THE APPLICANT'S SCORE WILL THEN BE TOTALED AND AVERAGED TO DETERMINE
EACH APPLICANT'S ORAL NTERVIEW RATING.
3. APPROPRIATE MEASURES WILL BE TAKEN TO INSURE THAT THERE WILL BE
NO RELATED VERBAL EXCHANGES BETWEEN THOSE APPLICANTS ALREADY INTERVIEWED AND THOSE NOT
YET INTERVIEWED.
4. INTERVIEW WILL BE OBSERVED BY A NON-PARTICIPATING UNION
REPRESENTATIVE UNLESS AN INDIVIDUAL OBJECTS; SUCH OBJECTION TO BE
SUBMITTED IN WRITING.
D. CREDIT FOR ACADEMIC ACHIEVEMENT WILL BE GIVEN AS FOLLOWS:
1. 60 UNITS OF COLLEGE CREDIT WILL COUNT 100% OF THE 10; DESIGNATED
FOR ACADEMIC ACHIEVEMENT.
2. FIRE SCIENCE AND JOB RELATED COURSES COUNT FULL VALUE.
3. OTHER COURSES INCLUDED IN THE FIRE SCIENCE A.A. DEGREE CURRICULUM
(WITH THE EXCEPTION OF PHYSICAL EDUCATION, AND CREDITS GIVEN WITHOUT CLASSROOM
ATTENDANCE) WILL RECEIVE ONE-HALF VALUE.
4. CREDITS EARNED BY COURSE CHALLENGES WILL GET THEIR PROPER VALUE
AS LONG AS THEY MEET THE REQUIREMENTS OF 2 AND 3 ABOVE.
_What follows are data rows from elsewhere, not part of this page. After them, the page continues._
+            for (int px = 0; px < 2; ++px) {
+                const int iy = 2 * a + py, ix = 2 * b + px;
+                if (iy >= H || ix >= W) continue;
+                float4 g = make_float4(0.f, 0.f, 0.f, 0.f);
+#pragma unroll
+                for (int wy = py; wy < 2; ++wy)
+#pragma unroll
+                    for (int wx = px; wx < 2; ++wx) {
+                        const unsigned char mine = (unsigned char)((py + 2 - 2 * wy) * 3 + (px + 2 - 2 * wx));
+                        const uchar4 q = am[wy][wx];
+                        const float4 v = d[wy][wx];
+                        g.x += q.x == mine ? v.x : 0.f;
+                        g.y += q.y == mine ? v.y : 0.f;
+                        g.z += q.z == mine ? v.z : 0.f;
+                        g.w += q.w == mine ? v.w : 0.f;
+                    }
+                reinterpret_cast<float4*>(dx)[(((int64_t)n * H + iy) * W + ix) * C4 + c4] = g;
+            }
     }
 }
 
@@ -1043,7 +1057,7 @@
                                  int Wo, void* stream) {
     if (!dy || !argmax || !dx) return SP_ENULL;
     if (C % 4) return SP_EINVAL;
-    const int64_t total = (int64_t)N * H * W * (C / 4);
+    const int64_t total = (int64_t)N * ((H + 1) / 2) * ((W + 1) / 2) * (C / 4);
     hipLaunchKernelGGL(maxpool_bwd_idx_kernel, dim3(ew_blocks(total) * 4), dim3(256), 0, (hipStream_t)stream, dy, argmax, N, H, W,
                        C, dx, Ho, Wo);
     SP_LAUNCH_CHECK();
diff --git a/scanpaths_amd/csrc/decoder.hip b/scanpaths_amd/csrc/decoder.hip
--- a/scanpaths_amd/csrc/decoder.hip
+++ b/scanpaths_amd/csrc/decoder.hip
@@ -51,6 +51,11 @@
 }
 
 constexpr int SP_PCH = 160;
+constexpr int SP_UNR = 8;
+__device__ __forceinline__ f32x4 sp_fma4(float x, const f32x4& v, const f32x4& acc) {
+    return f32x4{__builtin_fmaf(x, v[0], acc[0]), __builtin_fmaf(x, v[1], acc[1]), __builtin_fmaf(x, v[2], acc[2]),
+                 __builtin_fmaf(x, v[3], acc[3])};
+}
 __global__ __launch_bounds__(256) void sempool_fwd_kernel(const float* __restrict__ a, const float* __restrict__ vf, int S, int B,
                                                           int P, int C, float* __restrict__ partial) {
     __shared__ f32x4 red[2][128];
@@ -58,12 +63,32 @@
     const int c4 = threadIdx.x & 127, pl = threadIdx.x >> 7, C4 = C / 4;
     const int p0 = ch * SP_PCH, p1 = min(P, p0 + SP_PCH);
     f32x4 acc0 = {0.f, 0.f, 0.f, 0.f}, acc1 = {0.f, 0.f, 0.f, 0.f};
-    if (c4 < C4)
-        for (int p = p0 + pl; p < p1; p += 2) {
-            const f32x4 v = *reinterpret_cast<const f32x4*>(vf + ((int64_t)b * P + p) * C + c4 * 4);
-            acc0 += a[((int64_t)0 * B + b) * P + p] * v;
-            if (S > 1) acc1 += a[((int64_t)1 * B + b) * P + p] * v;
-        }
+    if (c4 < C4) {
+        const float* a0p = a + (int64_t)b * P;
+        const float* a1p = a + ((int64_t)B + b) * P;
+        const float* vp = vf + (int64_t)b * P * C + c4 * 4;
+        int p = p0 + pl;
+        for (; p + 2 * (SP_UNR - 1) < p1; p += 2 * SP_UNR) {
+            f32x4 v[SP_UNR];
+            float x0[SP_UNR], x1[SP_UNR];
+#pragma unroll
+            for (int k = 0; k < SP_UNR; ++k) {
+                v[k] = *reinterpret_cast<const f32x4*>(vp + (int64_t)(p + 2 * k) * C);
+                x0[k] = a0p[p + 2 * k];
+                x1[k] = S > 1 ? a1p[p + 2 * k] : 0.f;
+            }
+#pragma unroll
+            for (int k = 0; k < SP_UNR; ++k) {
+                acc0 = sp_fma4(x0[k], v[k], acc0);
+                if (S > 1) acc1 = sp_fma4(x1[k], v[k], acc1);
+            }
+        }
+        for (; p < p1; p += 2) {
+            const f32x4 v = *reinterpret_cast<const f32x4*>(vp + (int64_t)p * C);
+            acc0 = sp_fma4(a0p[p], v, acc0);
+            if (S > 1) acc1 = sp_fma4(a1p[p], v, acc1);
+        }
+    }
     if (pl == 1) { red[0][c4] = acc0; red[1][c4] = acc1; }
     __syncthreads();
     if (pl == 0 && c4 < C4) {
@@ -409,24 +434,50 @@
 
 constexpr int MAXT = 40;
 
-__global__ __launch_bounds__(256) void listatt_fwd_kernel(const float* L, const float* u, int T, int R, int D, float* mem,
-                                                          float* alpha) {
-    __shared__ float sh16[16];
+constexpr int LA_NT = 1024, LA_NW = LA_NT / 64, LA_RT = 16;
+
+template <int K>
+__device__ __forceinline__ void listatt_scores(const float* L, const float* u, int t0, int T, int R, int D, int r, float (&s)[LA_RT]) {
+    const float* row[K];
+#pragma unroll
+    for (int k = 0; k < K; ++k) row[k] = L + ((int64_t)min(t0 + k, T - 1) * R + r) * D;
+    for (int d = threadIdx.x; d < D; d += LA_NT) {
+        const float ud = u[d];
+        float x[K];
+#pragma unroll
+        for (int k = 0; k < K; ++k) x[k] = row[k][d];
+#pragma unroll
+        for (int k = 0; k < K; ++k) s[k] += x[k] * ud;
+    }
+#pragma unroll
+    for (int k = 0; k < K; ++k) s[k] = wave_sum(s[k]);
+}
+
+__global__ __launch_bounds__(LA_NT) void listatt_fwd_kernel(const float* L, const float* u, int T, int R, int D, float* mem,
+                                                            float* alpha) {
+    __shared__ float part[LA_NW][LA_RT];
     __shared__ float sc[MAXT];
-    const int r = blockIdx.x;
-    for (int t0 = 0; t0 < T; t0 += 4) {
-        float s[4] = {0.f, 0.f, 0.f, 0.f};
-        for (int d = threadIdx.x; d < D; d += 256) {
-            const float ud = u[d];
-#pragma unroll
-            for (int k = 0; k < 4; ++k)
-                if (t0 + k < T) s[k] += L[((int64_t)(t0 + k) * R + r) * D + d] * ud;
-        }
-        block_sum4_256(s, sh16);
-        if (threadIdx.x == 0) {
-#pragma unroll
-            for (int k = 0; k < 4; ++k)
-                if (t0 + k < T) sc[t0 + k] = s[k];
+    __shared__ float wt[MAXT];
+    const int r = blockIdx.x, tid = threadIdx.x;
+    for (int t0 = 0; t0 < T; t0 += LA_RT) {
+        const int nt = min(LA_RT, T - t0);
+        float s[LA_RT];
+#pragma unroll
+        for (int k = 0; k < LA_RT; ++k) s[k] = 0.f;
+        if (nt <= 4) listatt_scores<4>(L, u, t0, T, R, D, r, s);
+        else if (nt <= 8) listatt_scores<8>(L, u, t0, T, R, D, r, s);
+        else listatt_scores<LA_RT>(L, u, t0, T, R, D, r, s);
+        __syncthreads();
+        if ((tid & 63) == 0) {
+#pragma unroll
+            for (int k = 0; k < LA_RT; ++k) part[tid >> 6][k] = s[k];
+        }
+        __syncthreads();
+        if (tid < nt) {
+            float v = 0.f;
+#pragma unroll
+            for (int w = 0; w < LA_NW; ++w) v += part[w][tid];
+            sc[t0 + tid] = v;
         }
     }
     __syncthreads();
@@ -435,10 +486,22 @@
     float den = 0.f;
     for (int t = 0; t < T; ++t) den += expf(sc[t] - mx);
     const float inv = 1.f / den;
-    if (threadIdx.x < T) alpha[(int64_t)threadIdx.x * R + r] = expf(sc[threadIdx.x] - mx) * inv;
-    for (int d = threadIdx.x; d < D; d += 256) {
+    if (tid < T) {
+        const float a = expf(sc[tid] - mx) * inv;
+        wt[tid] = a;
+        alpha[(int64_t)tid * R + r] = a;
+    }
+    __syncthreads();
+    for (int d = tid; d < D; d += LA_NT) {
         float acc = 0.f;
-        for (int t = 0; t < T; ++t) acc += expf(sc[t] - mx) * inv * L[((int64_t)t * R + r) * D + d];
+        for (int t0 = 0; t0 < T; t0 += 8) {
+            float x[8];
+#pragma unroll
+            for (int k = 0; k < 8; ++k) x[k] = L[((int64_t)min(t0 + k, T - 1) * R + r) * D + d];
+#pragma unroll
+            for (int k = 0; k < 8; ++k)
+                if (t0 + k < T) acc += wt[t0 + k] * x[k];
+        }
         mem[(int64_t)r * D + d] = acc;
     }
 }
@@ -815,7 +878,7 @@
 extern "C" int sp_listatt_fwd(const float* L, const float* u, int T, int R, int D, float* mem, float* alpha, void* stream) {
     if (!L || !u || !mem || !alpha) return SP_ENULL;
     if (T < 1 || T > MAXT) return SP_EINVAL;
-    hipLaunchKernelGGL(listatt_fwd_kernel, dim3(R), dim3(256), 0, (hipStream_t)stream, L, u, T, R, D, mem, alpha);
+    hipLaunchKernelGGL(listatt_fwd_kernel, dim3(R), dim3(LA_NT), 0, (hipStream_t)stream, L, u, T, R, D, mem, alpha);
     SP_LAUNCH_CHECK();
     return SP_OK;
 }
diff --git a/scanpaths_amd/csrc/head_direct.hip b/scanpaths_amd/csrc/head_direct.hip
--- a/scanpaths_amd/csrc/head_direct.hip
+++ b/scanpaths_amd/csrc/head_direct.hip
@@ -92,27 +92,50 @@
     }
 }
 
+constexpr int SG_TR = 8, SG_TC = 32, SG_SC = SG_TC + 4, SG_NPIX = (SG_TR + 4) * SG_SC, SG_LD = 8;
 __global__ __launch_bounds__(256) void sal_gather_fwd_kernel(const float* __restrict__ T, int B, int Hm, int Wm, int ldt,
                                                              int nsel, const int* __restrict__ hmap, float* __restrict__ Z2) {
+    __shared__ float tile[SG_NPIX * 25];
     const int P = Hm * Wm, J = nsel * 2;
-    const int64_t n = (int64_t)B * P * J;
-    for (int64_t i = (int64_t)blockIdx.x * 256 + threadIdx.x; i < n; i += (int64_t)gridDim.x * 256) {
-        const int j = (int)(i % J);
-        const int64_t bp = i / J;
-        const int p = (int)(bp % P), b = (int)(bp / P);
-        const int py = p / Wm, px = p % Wm;
+    const int ntx = (Wm + SG_TC - 1) / SG_TC;
+    const int tx = blockIdx.x % ntx, ty = blockIdx.x / ntx, j = blockIdx.y;
+    const int y0 = ty * SG_TR - 2, x0 = tx * SG_TC - 2;
+    const int oy = threadIdx.x / SG_TC, ox = threadIdx.x % SG_TC;
+    const int py = ty * SG_TR + oy, px = tx * SG_TC + ox;
+    for (int b = blockIdx.z; b < B; b += gridDim.z) {
         const int col0 = (hmap[b * nsel + (j >> 1)] * 2 + (j & 1)) * 25;
         const float* t = T + (int64_t)b * P * ldt + col0;
+        for (int e0 = 0; e0 < SG_NPIX * 25; e0 += 256 * SG_LD) {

SECTION 6-- IT SHALL BE THE RESPONSIBILITY OF MANAGEMENT, WITH
COOPERATION OF THE UNION, TO MAKE EVERY EFFORT TO INSURE THAT ALL FIRE
DEPARTMENT PERSONNEL BE GIVEN A COMPLETE BRIEFING ON ALL RESPECTS OF
THIS EVALUATION PROCEDURE.
SECTION 7-- PROMOTION REGISTERS TO GS-5 AND GS-6 WILL STAND FOR NO
LONGER THAN NINE (9) MONTHS.
QUESTION HERE BEFORE THE AUTHORITY
THE QUESTION IS WHETHER THE UNION'S PROPOSAL IS OUTSIDE THE
OBLIGATION TO BARGAIN UNDER SECTION 7117 OF THE STATUTE, /4/ BECAUSE IT
CONCERNS MATTERS THAT ARE NOT CONDITIONS OF EMPLOYMENT OF UNIT
EMPLOYEES.
OPINION
CONCLUSION: TO THE EXTENT THAT THE PROPOSAL CONCERNS PROMOTION
PROCEDURES FOR BARGAINING UNIT POSITIONS IT IS WITHIN THE OBLIGATION TO
BARGAIN UNDER SECTION 7117 OF THE STATUTE. HOWEVER, TO THE EXTENT THAT
THE PROPOSAL WOULD APPLY PROMOTION PROCEDURES TO NONBARGAINING UNIT
SUPERVISORY POSITIONS IT IS NEGOTIABLE ONLY AT THE ELECTION OF THE
AGENCY. ACCORDINGLY, PURSUANT TO SECTION 2424.10 OF THE AUTHORITY'S
RULES AND REGULATIONS, 45 F.R. 3513, SINCE THE AGENCY HAS ELECTED NOT TO
NEGOTIATE PROMOTION PROCEDURES FOR NONBARGAINING UNIT SUPERVISORY
POSITIONS, THE AGENCY'S ALLEGATION THAT THE PROPOSAL IS NOT WITHIN THE
DUTY TO BARGAIN BECAUSE IT EXTENDS TO SUCH NONBARGAINING UNIT
SUPERVISORY POSITIONS IS TO THAT EXTENT SUSTAINED.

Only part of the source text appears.